Thermal conductivity of insulation layers: How water compromises ventilated façades

What is thermal conductivity?
Thermal conductivity (λ, lambda) is the ability of a material to conduct heat per unit of thickness and surface area: the lower the λ-value, the higher the thermal performance.

It is a key parameter in building-envelope design, as it determines the amount of thermal energy that passes through the structure, directly affecting the building's energy efficiency.
In construction, many designers focus on the thermal resistance of the individual layers and on the thermal transmittance (U-value) of the build-up, often overlooking the fact that the λ-value is measured in the laboratory under controlled conditions, whereas on site – both during installation and throughout the building's service life – materials are exposed to:

• rainwater ingress

• interstitial condensation

• post-installation residual moisture

• exposure to UV rays

• installation errors

• ageing of materials
  

These variables can significantly undermine the thermal efficiency of the building envelope over time.
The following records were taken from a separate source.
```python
GDN_SMALL_CHANNELS = (4, 8, 12, 16, 24, 32, 48)
TAIL_CHANNELS = (12, 24, 48)
TAIL_ACTS = {None: 0, "none": 0, "igdn": 1, "igdn1": 1, "gdn": 2, "gdn1": 2, "relu": 3, "leaky_relu": 4, "lrelu": 4}


def _tail_profile(n, hh, wh, ch, cout, k2, s2):
    prof = PROFILE
    if prof is None:
        return None
    e0, e1 = torch.cuda.Event(enable_timing=True), torch.cuda.Event(enable_timing=True)
    e0.record()
    return prof, dict(e0=e0, e1=e1, flops=2 * n * hh * wh * k2 * k2 * ch * cout, variant=0, nblocks=0, vec=True, kind="tail",
                      k=k2, s=s2, cin=ch, cout=cout, n=n, h=hh, w=wh)


def _tail_profile_done(rec):
    if rec is not None:
        rec[1]["e1"].record()
        rec[0].append(rec[1])


def two_layer_tail(t, ch, has_res, act_kind, beta, gamma, w2, b2, k2=5, s2=2):
    _check_nhwc(t, ch * (2 if has_res else 1))
    n, hh, wh, _ = t.shape
    cout = int(w2.shape[2])
    y = torch.empty((n, hh * s2, wh * s2, cout), dtype=torch.float32, device=t.device)
    rec = _tail_profile(n, hh, wh, ch, cout, k2, s2)
    capi.call("sntc_two_layer_tail", _ptr(t), n, hh, wh, ch, int(has_res), act_kind, _ptr(beta), _ptr(gamma),
              _ptr(w2), _ptr(b2), k2, s2, cout, _ptr(y), _stream())
    _tail_profile_done(rec)
    return y


def two_layer_tail_pixels(t, ch, has_res, act_kind, beta, gamma, w2, b2, h, w, reference=None, k2=5, s2=2):
    _check_nhwc(t, ch * (2 if has_res else 1))
    n, hh, wh, _ = t.shape
    cout = int(w2.shape[2])
    px = torch.empty((n, h, w, cout), dtype=torch.uint8, device=t.device)
    sse = None
    if reference is not None:
        _check_nhwc(reference, cout)
        if tuple(reference.shape) != (n, h, w, cout):
            raise ValueError(f"reference {tuple(reference.shape)} does not match the decoded size {(n, h, w, cout)}")
        sse = torch.empty((n,), dtype=torch.int64, device=t.device)
    rec = _tail_profile(n, hh, wh, ch, cout, k2, s2)
    capi.call("sntc_two_layer_tail_pixels", _ptr(t), n, hh, wh, ch, int(has_res), act_kind, _ptr(beta), _ptr(gamma), _ptr(w2),
              _ptr(b2), k2, s2, cout, h, w, _ptr(reference), _ptr(px), _ptr(sse), _stream())
    _tail_profile_done(rec)
    return px, sse


def pad_zero(x, top, left, bottom, right):
    _check_nhwc(x)
    n, h, w, c = x.shape
    y = torch.empty((n, h + top + bottom, w + left + right, c), dtype=torch.float32, device=x.device)
    capi.call("sntc_pad_zero", _ptr(x), n, h, w, c, top, left, h + top + bottom, w + left + right, _ptr(y), _stream())
    return y


class RowPackedConv:

    def __init__(self, weight, bias, stride, act=None):
        self.k, self.stride = int(weight.shape[0]), int(stride)
        self.plan = ConvPlan("conv", weight, bias, stride, act, rowpack=True)
        self.cin, self.cout = self.plan.cin, self.plan.cout

    def _pads(self, size):
        out = -(-size // self.stride)
        total = max((out - 1) * self.stride + self.k - size, 0)
        return total // 2, total - total // 2

    def out_hw(self, h, w):
        return -(-h // self.stride), -(-w // self.stride)

    def flops(self, n, h, w):
        ho, wo = self.out_hw(h, w)
        return 2 * n * ho * wo * self.k * self.k * self.cin * self.cout
# ... 840 lines not shown
```

Measured before the change: 3940.

## Add phase-aligned tail kernel with packed weights and staged pixel stores

Adds a new two-layer tail kernel where each thread computes a 2x2 block of output pixels from a 3x3 neighbourhood of hidden pixels (polyphase transposed conv), using a 1-pixel halo instead of 2. It uses weights repacked into paired float2 layout for vector FMA, and stages uint8 pixels in LDS for coalesced 16-byte stores. A small pack kernel runs on every call to reorder w2 into a cached per-stream buffer. The new path is enabled by default with a runtime switch, at the cost of an extra launch per call and more LDS.

Result: no change. 3932 (-0.2%).

```diff
diff --git a/include/sntc.h b/include/sntc.h
--- a/include/sntc.h
+++ b/include/sntc.h
@@ -169,6 +169,7 @@
 int sntc_two_layer_tail_pixels(const float* t, int n, int hh, int wh, int ch, int has_res, int act_kind,
                                const float* beta, const float* gamma, const float* w2, const float* b2, int k2, int s2,
                                int cout, int h, int w, const float* ref, uint8_t* pixels, uint64_t* sse, void* stream);
+int sntc_tail_set_aligned(int enabled);
 
 int sntc_pad_reflect(const float* x, int n, int h, int w, int c, int hp, int wp, float* y, void* stream);
 int sntc_pad_zero(const float* x, int n, int h, int w, int c, int top, int left, int hp, int wp, float* y, void* stream);
diff --git a/shallow-ntc_amd/_capi.py b/shallow-ntc_amd/_capi.py
--- a/shallow-ntc_amd/_capi.py
+++ b/shallow-ntc_amd/_capi.py
@@ -182,6 +182,7 @@
                                                 C.c_int, C.c_int, _P, _P, _P, _P]),
     "sntc_block_sse": (C.c_int, [_P, _P, C.c_int, C.c_int, C.c_int, C.c_int, C.c_int, _P, _P]),
     "sntc_distortion_grad": (C.c_int, [_P, _P, C.c_int, C.c_int, C.c_int, C.c_int, C.c_int, C.c_int, C.c_float, _P, _P, _P]),
+    "sntc_tail_set_aligned": (C.c_int, [C.c_int]),
     "sntc_two_layer_tail_bwd": (C.c_int, [_P, _P, C.c_int64, C.c_int, C.c_int, C.c_int, _P, _P, C.c_int, _P, _P, _P, _P]),
     "sntc_two_layer_out_adjoint": (C.c_int, [_P, C.c_int, C.c_int, C.c_int, C.c_int, _P, C.c_int, C.c_int, C.c_int, _P, _P]),
     "sntc_adam_step": (C.c_int, [_P, _P, _P, _P, C.c_int64, C.c_float, C.c_float, C.c_float, C.c_float, C.c_int64, C.c_float, _P]),
diff --git a/shallow-ntc_amd/csrc/pixel.hip b/shallow-ntc_amd/csrc/pixel.hip
--- a/shallow-ntc_amd/csrc/pixel.hip
+++ b/shallow-ntc_amd/csrc/pixel.hip
@@ -1,9 +1,14 @@
 #include <algorithm>
+#include <atomic>
+#include <map>
+#include <mutex>
+#include <utility>
 #include "sntc_internal.h"
 
 namespace sntc {
 
 typedef float f32x4 __attribute__((ext_vector_type(4)));
+typedef float f32x2 __attribute__((ext_vector_type(2)));
 
 __global__ void pad_reflect_kernel(const float* __restrict__ x, int h, int w, int c, int hp, int wp,
                                    float* __restrict__ y, int64_t total) {
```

As with any component of the building envelope, thermal conductivity is similarly a key parameter in the overall energy performance of ventilated façades. In this case, the insulation layer is protected by cladding but is still exposed to moisture and water ingress, which alter its performance.

Ventilated façades and insulation: Real conditions, real performance

Ventilated façades were developed to improve the durability and efficiency of the vertical envelope. They protect the insulation from direct exposure to weathering and help disperse moisture.
A typical ventilated façade build-up consists of:

• load-bearing structure

• airtight layer

• thermal insulation layer

• wind-tight layer

• ventilated air cavity

• external cladding

where:

• solar radiation heating the external cladding, combined with differences in atmospheric pressure, activates the chimney effect, which drives airflow through the cavity, speeding up the dispersal of moisture and excess heat

• the cladding provides mechanical and climatic protection for the insulation layer

• the insulation layer may find itself in conditions different to those assumed in the technical data sheets

The outer finishing layer protects both the build-up and the insulation layer from heavy rain and direct solar radiation, but does not fully isolate it from phenomena such as residual moisture, interstitial condensation or water ingress, all of which can create accidental thermal bridges not accounted for at the design stage. This is why thermal conductivity changes over time. When the insulation layer gets wet, λ increases and thermal performance deteriorates.

The analyses performed by Rothoblaas show that the presence of water can significantly affect the thermal conductivity of insulating materials.
Even in a well-designed ventilated façade, water ingress or interstitial condensation can lead to a major drop in thermal performance, with λ-values deviating well beyond those declared under ideal conditions.

That's why designing on the basis of technical data sheets alone is not enough. To achieve durable and predictable results over time, it is essential to assess the real behaviour of materials both on site and throughout their entire service life.

Comparison of the main insulating materials in dry and wet conditions

Ventilated façade with mineral wool (without membrane)

In dry conditions (5°C, RH 40%), mineral wool has an λ-value of around 0.033 W/(m·K). Assuming a critical scenario with relative humidity at 100%, thermal conductivity can rise to 0.0499 W/(m·K). In this situation, the performance of the insulation layer is reduced by roughly 33%. Values may vary depending on climate and installation conditions.

Ventilated façade with EPS (without membrane)

For EPS, assuming relative humidity at 100%, insulation layer performance may be reduced by up to 45%. Again, this is a simulation intended to illustrate the potential impact of moisture on this material.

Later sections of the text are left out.